▶ The task
In the material below, which lines hold the word "node"? Pick each one out.
++++
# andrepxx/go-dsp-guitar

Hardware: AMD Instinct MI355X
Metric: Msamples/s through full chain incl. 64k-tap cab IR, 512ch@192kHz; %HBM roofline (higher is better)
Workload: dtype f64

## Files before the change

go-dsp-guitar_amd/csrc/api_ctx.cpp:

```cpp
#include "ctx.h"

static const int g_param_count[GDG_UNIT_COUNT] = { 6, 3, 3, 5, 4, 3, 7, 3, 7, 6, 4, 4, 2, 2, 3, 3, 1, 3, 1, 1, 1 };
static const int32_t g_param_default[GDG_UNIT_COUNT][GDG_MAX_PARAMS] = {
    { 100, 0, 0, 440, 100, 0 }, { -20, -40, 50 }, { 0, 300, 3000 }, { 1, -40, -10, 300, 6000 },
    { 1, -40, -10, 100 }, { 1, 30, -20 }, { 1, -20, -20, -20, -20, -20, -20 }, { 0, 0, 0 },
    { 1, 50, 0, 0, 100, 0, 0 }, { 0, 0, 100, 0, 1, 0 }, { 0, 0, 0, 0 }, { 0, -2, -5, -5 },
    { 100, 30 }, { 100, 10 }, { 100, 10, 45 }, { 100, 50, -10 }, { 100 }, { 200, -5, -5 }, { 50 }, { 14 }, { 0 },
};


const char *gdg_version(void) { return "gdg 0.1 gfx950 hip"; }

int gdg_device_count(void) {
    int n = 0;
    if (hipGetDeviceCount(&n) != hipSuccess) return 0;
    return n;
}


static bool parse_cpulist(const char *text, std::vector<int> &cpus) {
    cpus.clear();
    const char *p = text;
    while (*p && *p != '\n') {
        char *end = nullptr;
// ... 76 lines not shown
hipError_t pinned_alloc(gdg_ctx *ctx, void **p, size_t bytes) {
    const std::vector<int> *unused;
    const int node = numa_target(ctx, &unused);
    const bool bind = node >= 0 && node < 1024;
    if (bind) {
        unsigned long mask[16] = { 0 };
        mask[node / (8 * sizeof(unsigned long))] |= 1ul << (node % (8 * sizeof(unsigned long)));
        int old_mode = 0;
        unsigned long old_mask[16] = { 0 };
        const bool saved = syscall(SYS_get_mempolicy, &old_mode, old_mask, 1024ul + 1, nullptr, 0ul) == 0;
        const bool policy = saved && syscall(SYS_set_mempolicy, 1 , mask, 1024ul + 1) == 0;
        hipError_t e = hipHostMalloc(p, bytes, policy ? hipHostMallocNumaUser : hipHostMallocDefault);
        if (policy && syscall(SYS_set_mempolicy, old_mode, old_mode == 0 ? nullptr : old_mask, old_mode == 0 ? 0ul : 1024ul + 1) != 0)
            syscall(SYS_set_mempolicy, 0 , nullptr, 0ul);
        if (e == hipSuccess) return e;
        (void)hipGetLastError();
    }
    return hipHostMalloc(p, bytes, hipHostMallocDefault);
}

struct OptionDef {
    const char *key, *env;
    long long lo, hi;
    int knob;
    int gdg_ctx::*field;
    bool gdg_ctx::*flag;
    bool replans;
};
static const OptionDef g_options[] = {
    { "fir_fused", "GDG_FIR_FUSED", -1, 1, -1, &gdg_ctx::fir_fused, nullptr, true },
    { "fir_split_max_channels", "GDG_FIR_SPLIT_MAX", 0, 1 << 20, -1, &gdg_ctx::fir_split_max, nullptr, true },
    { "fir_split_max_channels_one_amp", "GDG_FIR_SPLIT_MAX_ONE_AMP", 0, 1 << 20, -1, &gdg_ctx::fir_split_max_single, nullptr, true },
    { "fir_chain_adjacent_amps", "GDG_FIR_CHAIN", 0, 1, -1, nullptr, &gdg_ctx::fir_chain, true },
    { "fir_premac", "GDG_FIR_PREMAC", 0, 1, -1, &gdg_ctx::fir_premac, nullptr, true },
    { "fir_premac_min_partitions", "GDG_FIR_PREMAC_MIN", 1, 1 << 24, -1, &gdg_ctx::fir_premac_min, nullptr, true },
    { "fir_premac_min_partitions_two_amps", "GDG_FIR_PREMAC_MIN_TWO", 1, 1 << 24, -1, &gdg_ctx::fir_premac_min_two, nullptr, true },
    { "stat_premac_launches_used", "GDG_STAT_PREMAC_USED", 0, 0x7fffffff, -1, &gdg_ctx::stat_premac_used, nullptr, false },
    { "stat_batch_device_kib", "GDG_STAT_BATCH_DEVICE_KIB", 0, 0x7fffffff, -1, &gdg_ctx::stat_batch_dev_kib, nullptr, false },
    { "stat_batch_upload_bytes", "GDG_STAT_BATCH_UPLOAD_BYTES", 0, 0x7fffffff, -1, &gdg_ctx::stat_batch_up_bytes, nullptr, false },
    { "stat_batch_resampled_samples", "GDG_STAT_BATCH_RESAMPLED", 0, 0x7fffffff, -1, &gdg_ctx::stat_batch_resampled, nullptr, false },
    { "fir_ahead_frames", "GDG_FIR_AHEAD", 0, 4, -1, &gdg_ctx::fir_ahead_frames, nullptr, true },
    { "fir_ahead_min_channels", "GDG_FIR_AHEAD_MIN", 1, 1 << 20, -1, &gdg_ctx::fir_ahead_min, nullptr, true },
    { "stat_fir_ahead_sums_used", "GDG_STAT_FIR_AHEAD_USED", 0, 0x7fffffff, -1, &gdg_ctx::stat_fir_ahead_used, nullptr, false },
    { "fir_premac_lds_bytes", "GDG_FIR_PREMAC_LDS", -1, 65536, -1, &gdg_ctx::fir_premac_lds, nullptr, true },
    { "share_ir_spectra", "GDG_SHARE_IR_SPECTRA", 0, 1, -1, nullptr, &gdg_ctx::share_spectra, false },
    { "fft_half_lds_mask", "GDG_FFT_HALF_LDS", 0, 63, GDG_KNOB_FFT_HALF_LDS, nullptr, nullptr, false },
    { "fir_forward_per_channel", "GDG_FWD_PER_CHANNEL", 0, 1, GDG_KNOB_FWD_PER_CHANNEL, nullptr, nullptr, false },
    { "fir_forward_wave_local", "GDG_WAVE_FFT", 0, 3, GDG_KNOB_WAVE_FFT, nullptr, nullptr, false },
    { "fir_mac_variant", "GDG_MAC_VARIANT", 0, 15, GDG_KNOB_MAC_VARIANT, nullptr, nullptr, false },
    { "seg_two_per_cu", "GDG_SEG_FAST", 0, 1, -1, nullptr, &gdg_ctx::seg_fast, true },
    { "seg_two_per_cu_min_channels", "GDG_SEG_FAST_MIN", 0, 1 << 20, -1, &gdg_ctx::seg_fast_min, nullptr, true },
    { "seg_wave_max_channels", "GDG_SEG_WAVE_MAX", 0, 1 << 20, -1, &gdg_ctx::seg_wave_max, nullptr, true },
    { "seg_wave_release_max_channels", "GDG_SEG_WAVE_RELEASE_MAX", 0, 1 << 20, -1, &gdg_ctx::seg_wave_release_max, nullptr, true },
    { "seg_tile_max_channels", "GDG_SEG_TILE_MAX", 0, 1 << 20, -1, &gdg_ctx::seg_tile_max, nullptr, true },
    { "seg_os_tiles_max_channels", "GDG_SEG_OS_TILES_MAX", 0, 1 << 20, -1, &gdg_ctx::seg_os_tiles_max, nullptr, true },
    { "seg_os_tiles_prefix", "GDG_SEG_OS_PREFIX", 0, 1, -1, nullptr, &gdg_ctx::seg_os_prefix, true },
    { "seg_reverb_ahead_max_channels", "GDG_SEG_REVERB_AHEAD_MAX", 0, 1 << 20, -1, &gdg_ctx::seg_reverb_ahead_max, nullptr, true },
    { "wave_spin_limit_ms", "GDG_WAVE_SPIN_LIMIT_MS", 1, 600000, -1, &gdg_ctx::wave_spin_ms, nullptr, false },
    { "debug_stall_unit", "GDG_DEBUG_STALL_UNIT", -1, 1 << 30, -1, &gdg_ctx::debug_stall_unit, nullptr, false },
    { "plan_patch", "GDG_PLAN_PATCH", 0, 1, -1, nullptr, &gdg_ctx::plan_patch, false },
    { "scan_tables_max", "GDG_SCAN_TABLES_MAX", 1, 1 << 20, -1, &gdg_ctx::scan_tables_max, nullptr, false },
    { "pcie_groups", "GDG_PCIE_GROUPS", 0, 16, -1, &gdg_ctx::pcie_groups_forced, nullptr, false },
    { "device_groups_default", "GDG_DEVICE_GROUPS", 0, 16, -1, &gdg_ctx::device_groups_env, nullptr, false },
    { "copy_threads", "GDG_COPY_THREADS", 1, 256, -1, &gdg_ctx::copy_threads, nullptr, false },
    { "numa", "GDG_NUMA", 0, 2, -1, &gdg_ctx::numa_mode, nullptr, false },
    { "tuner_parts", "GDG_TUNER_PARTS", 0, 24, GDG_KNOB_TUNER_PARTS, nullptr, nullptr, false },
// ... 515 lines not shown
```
++++
▶ Result of this exercise
    const int node = numa_target(ctx, &unused);
    const bool bind = node >= 0 && node < 1024;
        mask[node / (8 * sizeof(unsigned long))] |= 1ul << (node % (8 * sizeof(unsigned long)));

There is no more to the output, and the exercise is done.